Here's an interesting article which I received today - although it's aimed primarily at students, I think it's well worth reading - Allen Roochove, NCC Techno Buddy (30.10.21)

Can free Wi-Fi ever be safe?  Free Wi-Fi offers a quick and cheap solution - but it's often over an unencrypted connection. Which means hackers can use them to steal personal information, launch man-in-the-middle attacks, or even hijack your browsing. So, what can you do? 

Read this before hooking into that free Wi-Fi all the other students are using

School is back in session, and for many colleges, this means a return to campus. After a full year of distance learning, preceded by a chaotic half-year of distance learning, both faculty and students are now reacquainting with being in person again, not to mention actually out in the world, away from their couch. This reacclimatization will take a little time, but there's one little part of it we need to talk about right now - the free Wi-Fi.

These days, people like to be online 24 hours a day. People also tend to like the path of least resistance, especially when they're in a hurry. If they are away from their home, and they want to use their device or laptop, chances are they'll do a quick skim of their Wi-Fi choices, then hook into whichever one seems open, free, and not shady.
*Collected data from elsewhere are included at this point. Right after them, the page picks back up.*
hipError_t owned_try(const SlicedArgs& a, hipStream_t s, bool* taken, bool launch) {
  *taken = false;
  const Tuning& tune = tuning();
  if (tune.sliced_owned == 0) return hipSuccess;
  if ((a.x_bytes != 4 && a.x_bytes != 2) || a.vals != nullptr || a.src_scale != nullptr || a.n_keep != 0 || a.n_slices < 1 || a.n_slices > kOwnedMaxSlices ||
      tune.sliced_chunk_rows > 0 || a.chunk_rows < a.n_dst || a.n_dst == 0 || a.F == 0)
    return hipSuccess;
  if (a.x_bytes == 2 && tune.sliced_owned_slices > 0) return hipSuccess;
  const int64_t grid = tune.sliced_owned_grid > 0 ? tune.sliced_owned_grid : device_cus();
  if (grid < 1) return hipSuccess;
  const int lpr = sliced_lpr(a.F, a.n_src, a.n_slices, a.n_dst, a.full_width, a.n_keep, a.x_bytes, tune.sliced_lpr);
  const int slices = (int)a.n_slices;
  const int cols = 16 / a.x_bytes;
  const int64_t table_bytes = a.n_src * a.ldx * (int64_t)a.x_bytes;
  OwnedPlan pl = owned_plan(a.n_dst, a.F, lpr, grid, tune.sliced_owned_rows, tune.sliced_owned_lds_rows, 1, kOwnedPhaseTasks, slices, cols);
  const int phase_tasks = a.n_dst < kOwnedMinRows ? kOwnedPhaseTasks : owned_class_phase_tasks(pl, a.id_mult, table_bytes, a.x_bytes);
  if (pl.ok && phase_tasks != kOwnedPhaseTasks)
    pl = owned_plan(a.n_dst, a.F, lpr, grid, tune.sliced_owned_rows, tune.sliced_owned_lds_rows, 1, phase_tasks, slices, cols);
  if (!pl.ok || pl.lds_bytes > (size_t)(160 << 10)) return hipSuccess;
  const int rule = a.n_dst < kOwnedMinRows ? 0 : owned_class_form(pl, a.id_mult, table_bytes, a.x_bytes);
  if (tune.sliced_owned != 1 && rule == 0) return hipSuccess;
  const bool off32 = !tune.sliced_no_off32 && (a.n_src * a.ldx + a.F) * a.x_bytes < ((int64_t)1 << 32);
  bool resident = true;
  if (a.scale_table != nullptr) {
    const bool wanted = tune.sliced_owned_scaled == 1 ||
                        (tune.sliced_owned_scaled < 0 && (tune.sliced_owned == 1 || (rule == 1 && owned_class_scaled(pl, a.id_mult, table_bytes))));
    if (!wanted || a.x_bytes != 4 || a.n_src > ((int64_t)1 << kScaleShift) || a.n_codes < 1 || a.n_codes > (1 << kScaleBits) ||
        !off32 || !owned_scaled_built(lpr) || pl.lds_bytes + kOwnedScaleLdsBytes > (size_t)(160 << 10) || tune.sliced_owned_lag >= 0 ||
        tune.sliced_owned_wgs == 2)
      return hipSuccess;
    *taken = true;
    if (!launch) return hipSuccess;
    return lpr == 16 ? launch_owned_scaled<16>(a, pl, grid, s) : launch_owned_scaled<32>(a, pl, grid, s);
  }
  if (!launch) return hipSuccess;
  if (a.x_bytes == 2) {
    *taken = true;
    return launch_owned_width<OwnedRowBf16, kOwnedWaves>(a, pl, lpr, grid, off32, -1, 0, s, &resident);
  }
  const auto arrive_fits = [&](const OwnedPlan& p) {
    return sizeof(unsigned) * 8 * (size_t)p.phases <= sizeof(float) * (size_t)a.n_slices * (size_t)a.n_dst * (size_t)a.ldp;
  };
  if (!arrive_fits(pl)) return hipSuccess;
  const int form = tune.sliced_owned_wgs == 1 || tune.sliced_owned_wgs == 2 ? tune.sliced_owned_wgs : (rule == 2 ? 2 : 1);
  const int64_t spin = tune.sliced_owned_spin_ticks > 0 ? tune.sliced_owned_spin_ticks : kOwnedSpinTicks;
  const int lag = tune.sliced_owned_lag >= -1 ? tune.sliced_owned_lag : kOwnedLag;
  *taken = true;
  if (form == 2) {
    const int64_t grid2 = tune.sliced_owned_grid > 0 ? grid : 2 * grid;
    const OwnedPlan pl2 = owned_plan(a.n_dst, a.F, lpr, grid2, tune.sliced_owned_rows, tune.sliced_owned_lds_rows, 2, kOwnedPhaseTasks, slices);
    if (pl2.ok && pl2.lds_bytes <= (size_t)(80 << 10) && arrive_fits(pl2)) {
      const hipError_t err = launch_owned_width<OwnedRowF32, kOwnedPairWaves>(a, pl2, lpr, grid2, off32, lag, spin, s, &resident);
      if (err != hipSuccess || resident) return err;
    }
  }
  return launch_owned_width<OwnedRowF32, kOwnedWaves>(a, pl, lpr, grid, off32, lag, spin, s, &resident);
}

}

The problem is, hackers know what people like. These low-security hotspots are the perfect places to launch sneak attacks on users who join. Hackers can see all unencrypted connections, which can lead them to steal personal information, launch man-in-the-middle attacks, or even hijack sessions. Hackers could try to trick users into installing malware, or they could try something less invasive, like packet sniffing, a way of monitoring the information that's coming and going. Packet sniffing is not so much an attack as simply data analysis for future use.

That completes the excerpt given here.